Question

If you wanted to use the idealized trap of Fig. 39-1 to trap a positron, would you need to change

(a) the geometry of the trap,

(b) the electric potential of the central cylinder, or

(c) the electric potentials of the two semi-infinite end cylinders?

(A positron has the same mass as an electron but is positively charged.)

Short answer

(a) The geometry of the trap need not be changed to trap a positron.

(b) The potential of the central cylinder need not be changed to trap a positron.
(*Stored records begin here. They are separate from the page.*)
# TongtongSong/OpenEAT

Measured on AMD Instinct MI355X. Metric: audio-frames/sec/GPU (train) + RTF (attention-rescoring decode), 12L Conformer, higher is better.
Workload: dtype f32 (storage, accumulate, softmax, norms, losses, optimizer all fp32; every matrix product is the fp32 product to within one fp32 rounding, computed as six exact bf16 x bf16 MFMA products of three-piece operand splits h+m+l = x, dropped terms < 2^-24 |a||b| - tests hold it to the exact-fp32 mode's t; 1 GPU; configs[1]: 12L Conformer d=256 (12+3+3, h=4, ff=1024, K=15, V=3246), B=32/GPU x 10 s 16 kHz wav (T=998 frames), L=30, CTC+attention joint loss, fbank+fwd+bwd+clip+Adam, dropout 0.1; global_batch=32, parallelism=dp1, hip_graph=True

## Files before the change

### openeat_amd/csrc/gemm_tn.hip

```cpp
#include <stdlib.h>
#include "gemm_common.h"
#include "../../include/openeat_hip.h"

typedef __bf16 bf16x8 __attribute__((ext_vector_type(8)));
typedef __bf16 bf16x4 __attribute__((ext_vector_type(4)));
typedef short s16x4 __attribute__((ext_vector_type(4)));

#define TN_KROWS 32
#define TN_COLS 128
#define TN_PITCH (TN_COLS + 16)
#define TN_PLANE (TN_KROWS * TN_PITCH)
#define TN_THREADS 512

#ifdef OE_GEMM_STAMPS
static __device__ unsigned long long* tn_stamp_buf = nullptr;
extern "C" int oe_debug_set_tn_stamp_buffer(void* p) { return (int)hipMemcpyToSymbol(HIP_SYMBOL(tn_stamp_buf), &p, sizeof(p)); }
#define TN_NOW(var)                                                                          \
    do {                                                                                     \
        __builtin_amdgcn_sched_barrier(0);                                                   \
        asm volatile("s_memtime %0\n\ts_waitcnt lgkmcnt(0)" : "=s"(var) :: "memory");        \
        __builtin_amdgcn_sched_barrier(0);                                                   \
    } while (0)
#define TN_ACC(slot) do { unsigned long long t1_; TN_NOW(t1_); tn_acc[slot] += t1_ - tn_t; tn_t = t1_; } while (0)
#else
#define TN_NOW(var) do { } while (0)
#define TN_ACC(slot) do { } while (0)
#endif

template <int TERMS> struct TFrag { bf16x8 p[oe_npl<TERMS>::N]; };

template <int TERMS>
__device__ __forceinline__ void tn_frag(const __bf16* img, int col32, int s, int lane, TFrag<TERMS>& f) {
    const int i = lane & 15, grp = lane >> 4;
    const __bf16* p = img + (16 * s + 4 * (grp >> 1) + (i >> 2)) * TN_PITCH + col32 + 16 * (grp & 1) + 4 * (i & 3);
    typedef __attribute__((address_space(3))) s16x4 lds_s16x4;
#pragma unroll
    for (int n = 0; n < oe_npl<TERMS>::N; ++n) {
        union { s16x4 h[2]; bf16x8 v; } u;
        u.h[0] = __builtin_amdgcn_ds_read_tr16_b64_v4i16((lds_s16x4*)(p + n * TN_PLANE));
        u.h[1] = __builtin_amdgcn_ds_read_tr16_b64_v4i16((lds_s16x4*)(p + n * TN_PLANE + 8 * TN_PITCH));
        f.p[n] = u.v;
    }
}

template <int TERMS>
__device__ __forceinline__ f32x16 tn_mma(const TFrag<TERMS>& a, const TFrag<TERMS>& b, f32x16 c) {
    return oe_mma_terms<TERMS>(a, b, c);
}

struct TnRegs { float4 v[2]; };
__device__ __forceinline__ void tn_load(TnRegs& t, const float* base, long ld, int k0, int k_last) {
#pragma unroll
    for (int i = 0; i < 2; ++i) {
        const int k = min(k0 + (int)(threadIdx.x >> 5) + 16 * i, k_last);
        t.v[i] = *reinterpret_cast<const float4*>(base + (long)k * ld);
    }
}
template <int TERMS>
__device__ __forceinline__ void tn_store(const TnRegs& t, __bf16* img, int k0, int k_end) {
#pragma unroll
    for (int i = 0; i < 2; ++i) {
        const int row = (int)(threadIdx.x >> 5) + 16 * i;
        const bool live = k0 + row < k_end;
        const float x[4] = {live ? t.v[i].x : 0.f, live ? t.v[i].y : 0.f, live ? t.v[i].z : 0.f, live ? t.v[i].w : 0.f};
        constexpr int NPL = oe_npl<TERMS>::N;
        bf16x4 pl[NPL];
#pragma unroll
        for (int e = 0; e < 4; ++e) {
            __bf16 q[NPL];
            oe_split_bf16<NPL>(x[e], q);
#pragma unroll
            for (int n = 0; n < NPL; ++n) pl[n][e] = q[n];
        }
        __bf16* d = img + row * TN_PITCH + 4 * (threadIdx.x & 31);
#pragma unroll
        for (int n = 0; n < NPL; ++n) *reinterpret_cast<bf16x4*>(d + n * TN_PLANE) = pl[n];
    }
}
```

(c) The potential of the two semi-infinite end cylinders need to changed to $+\infty$to trap the positron.

Step-by-step solution

Given data:

A positron is required to be trapped in a three-cylinder setup out of which the central cylinder is of finite length and is at the center and the other two are semi-infinitely long and are on both sides of the center cylinder.

Potential energy:

The potential energy U of a particle of charge q in a region of potential V is

$\mathit{U}\mathbf{=}\mathit{q}\mathit{V}$ ..... (I)
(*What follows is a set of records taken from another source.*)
static bool tcpair_try(TapConvParams P1, TapConvParams P2, int MT, bool dual, cudaStream_t st) {
  const int BN = P1.tc_bn;
  tc5_rows(P1, MT);
  const int span2 = tc5_rows(P2, MT);
  P2.tc_bn = BN;
  size_t smem = 0;
  const long a2bytes = 2L * P2.tc_chunks_h * P2.R * 128;
  const int iters = P1.tc_chunks_h * P1.ntaps + P2.tc_chunks_h * P2.ntaps;
  if (dual ? !tcpair_plan_dual(P1, BN, a2bytes, iters, smem) : !tc5_plan(P1, BN, MT, a2bytes, iters, smem)) return false;
  dim3 grid(cdiv(tc_lv(P1), MT - span2), 1, tc_groups(P1));
  tc5_set_smem_limits();
  if (dual) {
    int per_sm = 0;
    AGPT_CUDA(cudaOccupancyMaxActiveBlocksPerMultiprocessor(
        &per_sm, BN == 64 ? tcpair2_kernel<64> : tcpair2_kernel<32>, V5_THREADS, smem));
    if (per_sm != 2) return false;
  }
  void* rec = profile_begin_pair(P1, P2, st);
  tapconv_note_launch(1, BN, MT, P1.pi_hi ? 1 : 0);
  if (dual) {
    if (BN == 64) launch_pdl(tcpair2_kernel<64>, grid, dim3(V5_THREADS), smem, st, P1, P2);
    else launch_pdl(tcpair2_kernel<32>, grid, dim3(V5_THREADS), smem, st, P1, P2);
    profile_count_dual();
  } else if (P1.pi_hi) {
    const PlMaps m = pl_tensor_maps(P1);
    if (MT == TC_TALL) {
      if (BN == 64) launch_pdl(tcpair_pl_kernel<64, TC_TALL>, grid, dim3(V5_THREADS), smem, st, P1, P2, m.hi, m.lo);
      else launch_pdl(tcpair_pl_kernel<32, TC_TALL>, grid, dim3(V5_THREADS), smem, st, P1, P2, m.hi, m.lo);
      profile_count_tall();
    } else if (BN == 128) launch_pdl(tcpair_pl_kernel<128, TC_ROWS>, grid, dim3(V5_THREADS), smem, st, P1, P2, m.hi, m.lo);
    else if (BN == 64) launch_pdl(tcpair_pl_kernel<64, TC_ROWS>, grid, dim3(V5_THREADS), smem, st, P1, P2, m.hi, m.lo);
    else launch_pdl(tcpair_pl_kernel<32, TC_ROWS>, grid, dim3(V5_THREADS), smem, st, P1, P2, m.hi, m.lo);
    profile_count_plane();
  } else if (MT == TC_TALL) {
    if (BN == 64) launch_pdl(tcpair_kernel<64, TC_TALL>, grid, dim3(V5_THREADS), smem, st, P1, P2);
    else launch_pdl(tcpair_kernel<32, TC_TALL>, grid, dim3(V5_THREADS), smem, st, P1, P2);
    profile_count_tall();
  } else if (BN == 128) launch_pdl(tcpair_kernel<128, TC_ROWS>, grid, dim3(V5_THREADS), smem, st, P1, P2);
  else if (BN == 64) launch_pdl(tcpair_kernel<64, TC_ROWS>, grid, dim3(V5_THREADS), smem, st, P1, P2);
  else launch_pdl(tcpair_kernel<32, TC_ROWS>, grid, dim3(V5_THREADS), smem, st, P1, P2);
  profile_end(rec, st);
  count_launch(1);
  AGPT_CUDA(cudaGetLastError());
  return true;
}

In the electron trap, the central cylinder is kept at zero potential and the semi-infinitely long cylinders are kept at infinitely negative potential.

(a) Determining whether the geometry of the trap needs to be changed to trap a positron:

The geometry of the trap doesn't take any useful part in the trap except for the fact that the left and right cylinders have to be infinitely long so that almost everywhere outside the central cylinder, the potential is constant. This has to be the case for the positron too. Hence the geometry need not be changed.

(b) Determining whether the potential of the central cylinder needs to be changed to trap a positron:

In the electron trap, the central cylinder is kept at zero potential so that from equation (I), the electron has zero potential energy inside it. The charge of the positron is positive but in a zero potential region, its potential energy will also be zero. Hence the potential of the central cylinder need not be changed.

(c) Determining whether the potential of the semi-infinite cylinders needs to be changed to trap a positron:

If the semi-infinite end cylinders are kept at potential $-\infty$, the potential energy of the positron, from equation (I) will also be $-\infty$outside the central cylinder. So if it moves to the sides, an infinite force will pull it out. The potential of the side cylinders can be made $+\infty$.

As the positron is of the same mass of the electron, there is no need to change the geometry of the trap. Also, the central potential is at zero, so there is no need to change the central potential.

But as the positron has a positive charge, if you want to trap it, the potentials of the two walls of the well must be positive. That is the electric potentials of the two semi-infinite end cylinders must be changed.

Hence, the setup will act as an infinite potential well and the positron will be forced to stay inside the central cylinder.